Forum Discussion
Altera_Forum
Honored Contributor
13 years agoAbout right - the PCIe does allow multiple outstanding reads, but a processor is unlikely to generate them for normal memeory accesses.
It is worth noting that PCIe models a 64bit data bus, on the fpga a 32bit request end up going through a bus width adapter and generating two 32bit cycles - one of which has no asserted byte enables. So making the PCIe side of the fifo 64bit will remove a couple of clocks. If your linux host is an x86, you might find that SSE2 transfers generate a single TLP for 128 bits (and AVL ones for 256 bits - if supported by the cpu and the linux version you are using).
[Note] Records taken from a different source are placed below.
enum { ROUTE_UNIT = 1000000, ROUTE_SPARSE2 = 1, ROUTE_TILE16 = 2, ROUTE_DENSE2 = 3, ROUTE_DENSE128 = 4, ROUTE_GENERAL = 5 };
enum { ROUTE_SPLIT = 1 << 30, ROUTE_SPLIT_MT128 = 1 << 29, ROUTE_SPLIT_CONVRES = 1 << 28, ROUTE_SPLIT_RANGES_SHIFT = 23, ROUTE_SPLIT_CPER_MASK = (1 << 23) - 1 };
static int gcn_stage_route(const GcnParams &p, bool sparse, int n_seg) {
    const bool big = (p.Mpad % 128) == 0;
    const int MT = big ? 128 : 64, NT = 16384 / MT, V = p.V;
    if (p.ksplit > 1) {
        if (p.cper / 8 > ROUTE_SPLIT_CPER_MASK) CSK_FAIL("gcn_stage_splitk: %d channels per range exceed the split launch", p.cper);
        return ROUTE_SPLIT | (big ? ROUTE_SPLIT_MT128 : 0) | (p.R == 4 ? ROUTE_SPLIT_CONVRES : 0) | ((p.ksplit - 1) << ROUTE_SPLIT_RANGES_SHIFT) |
               (p.cper / 8);
    }
    if (gcn16_candidate(p, sparse)) {
        if (const int tile = csk_gcn16_tile(p, n_seg)) return ROUTE_TILE16 * ROUTE_UNIT + tile;
    }
    if (sparse) return ROUTE_SPARSE2 * ROUTE_UNIT + MT * 10 + (p.R == 4 ? 1 : 0);
    if (p.dense) {
        if (const int d2 = csk_gcn_dense2_route(p, n_seg)) return ROUTE_DENSE2 * ROUTE_UNIT + d2;
    }
    if (big && p.dense && !p.adj_per_frame && V >= 4 && V <= 32 && NT / V >= 1 && p.frames * (int64_t)V >= 4) {
        const int ft = NT / V;
        if ((int64_t)((p.frames + ft - 1) / ft) * p.mtiles * n_seg >= (1ll << 31)) CSK_FAIL("gcn_stage: grid too large");
        return ROUTE_DENSE128 * ROUTE_UNIT + (p.R == 4 ? 1 : 0);
    }
    const int nj = (p.ldb + 63) / 64;
    if (nj > (big ? 4 : 6)) CSK_FAIL("gcn_stage: activation tile of %d positions per channel exceeds the staged maximum", p.ldb);
    return ROUTE_GENERAL * ROUTE_UNIT + MT * 10 + (big ? (nj <= 3 ? 3 : 4) : (nj <= 5 ? 5 : 6));
}

static int gcn_stage_impl(const float *x, float *y, const float *w, const float *bias, const int32_t *ell_src,
                          const float *ell_val, const int32_t *ell_cnt, int ell_w, int64_t adj_seg_stride,
                          int adj_per_frame,
                          int n_seg, int c_in, int c_out, int frames, int V, int64_t x_seg_stride,
                          int64_t x_chan_stride, int64_t y_seg_stride, int64_t y_chan_stride, int res_mode,
                          int ksplit, float *partial, void *stream) {
    if (!x || !y || !w || !bias || !ell_src || !ell_val || !ell_cnt) CSK_FAIL("gcn_stage: null pointer");
    GcnParams p;
    size_t lds;
    bool sparse;
    if (const int rc = gcn_stage_setup(x, y, w, bias, ell_src, ell_val, ell_cnt, ell_w, adj_seg_stride, adj_per_frame, n_seg, c_in, c_out, frames,
                                       V, x_seg_stride, x_chan_stride, y_seg_stride, y_chan_stride, res_mode, ksplit, partial, &p, &lds, &sparse))
        return rc;
    const bool big = (p.Mpad % 128) == 0;
    const int MT = big ? 128 : 64, NT = 16384 / MT;
    const int Q = frames * V;
    dim3 grid(p.qtiles * p.mtiles * n_seg);
    const int route = gcn_stage_route(p, sparse, n_seg);
    if (route < 0) return route;
    const bool split = (route & ROUTE_SPLIT) != 0;
    const int family = split ? ROUTE_SPARSE2 : route / ROUTE_UNIT;
    if (family == ROUTE_TILE16) return csk_launch_gcn16(p, n_seg, stream);
    if (family == ROUTE_SPARSE2) {
        const int R = p.R;
        size_t lds2;
        void (*k)(GcnParams);
        lds2 = 2 * (size_t)(R * 8 * MT + 8 * p.ldb) * sizeof(float);
        if (split) {
            const bool big2 = (route & ROUTE_SPLIT_MT128) != 0, convres = (route & ROUTE_SPLIT_CONVRES) != 0;
            const int ranges = ((route >> ROUTE_SPLIT_RANGES_SHIFT) & 31) + 1;
            if ((int64_t)p.qtiles * p.mtiles * n_seg * ranges >= (1ll << 31)) CSK_FAIL("gcn_stage: grid too large");
            grid = dim3(p.qtiles * p.mtiles * n_seg * ranges);
            k = big2 ? (convres ? gcn_stage_sparse2_kernel<128, true, 8, false, true> : gcn_stage_sparse2_kernel<128, false, 8, false, true>)
                     : (convres ? gcn_stage_sparse2_kernel<64, true, 8, false, true> : gcn_stage_sparse2_kernel<64, false, 8, false, true>);
        } else {
            k = big ? (R == 4 ? gcn_stage_sparse2_kernel<128, true, 8> : gcn_stage_sparse2_kernel<128, false, 8>)
                    : (R == 4 ? gcn_stage_sparse2_kernel<64, true, 8> : gcn_stage_sparse2_kernel<64, false, 8>);
        }
        const int e = csk_ensure_lds((const void *)k, lds2);
        if (e) return e;
        hipLaunchKernelGGL(k, grid, dim3(NTHREADS), lds2, (hipStream_t)stream, p);
        if (split) {
            if (const int e2 = (int)hipGetLastError()) return e2;
            const int64_t work = (int64_t)c_out * Q;
            hipLaunchKernelGGL(gcn_reduce_kernel, dim3((unsigned)((work + 255) / 256), n_seg), dim3(256), 0, (hipStream_t)stream, p);
        }
        return (int)hipGetLastError();
    }
    if (family == ROUTE_DENSE2) return csk_launch_gcn_dense2(p, n_seg, stream);
    if (family == ROUTE_DENSE128) {
        const int KC2 = 8;
        p.lds_frames = NT / V;
        int ldbx = round_up(p.lds_frames * V, 4);
        if ((ldbx / 4) % 2 == 0) ldbx += 4;
        p.ldb = ldbx;
        p.qtiles = (frames + p.lds_frames - 1) / p.lds_frames;
        const size_t ldsd = (size_t)(p.R * KC2 * MT + 3 * KC2 * NT + KC2 * ldbx + 3 * V * V) * sizeof(float);
        void (*kd)(GcnParams) = p.R == 4 ? gcn_stage_dense_kernel<128, true, 8, 3> : gcn_stage_dense_kernel<128, false, 8, 3>;
        if (const int e = csk_ensure_lds((const void *)kd, ldsd)) return e;
        hipLaunchKernelGGL(kd, dim3(p.qtiles * p.mtiles * n_seg), dim3(NTHREADS), ldsd, (hipStream_t)stream, p);
        return (int)hipGetLastError();
    }
    const int nj = route % 10;
    void (*kern)(GcnParams) = big ? (nj == 3 ? gcn_stage_kernel<128, 3> : gcn_stage_kernel<128, 4>)
                                  : (nj == 5 ? gcn_stage_kernel<64, 5> : gcn_stage_kernel<64, 6>);
    if (const int e = csk_ensure_lds((const void *)kern, lds)) return e;
    hipLaunchKernelGGL(kern, grid, dim3(NTHREADS), lds, (hipStream_t)stream, p);
    return (int)hipGetLastError();
}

It is also possible that unrolling the loop might generate multiple concurrent read TLPs. Neither qsys nor sopc seem to let you alias addresses. I think it can be done by feeding all the Avalon signals through a 'conduit' and replacing the relevant address bits with zero. Being able to alias internal memory would be useful for software cyclic buffers, also 9, 18, or 27 bit wide memory might also be useful for some uses (eg lookup tables). I (mostly) do software, I know the PCIe stuff caused a certain amount of grief though. There are some random, splurious, constraints about the way PCIe slave windows get asssigned to Avalon addresses. I can do reads at about 21ns/byte (using large TLP and overlapped requests, with a system call overhead for each transfer). That still isn't 1GBit/s. That is from a small ppc, NFI how to generate long TLP from any x86 cpu.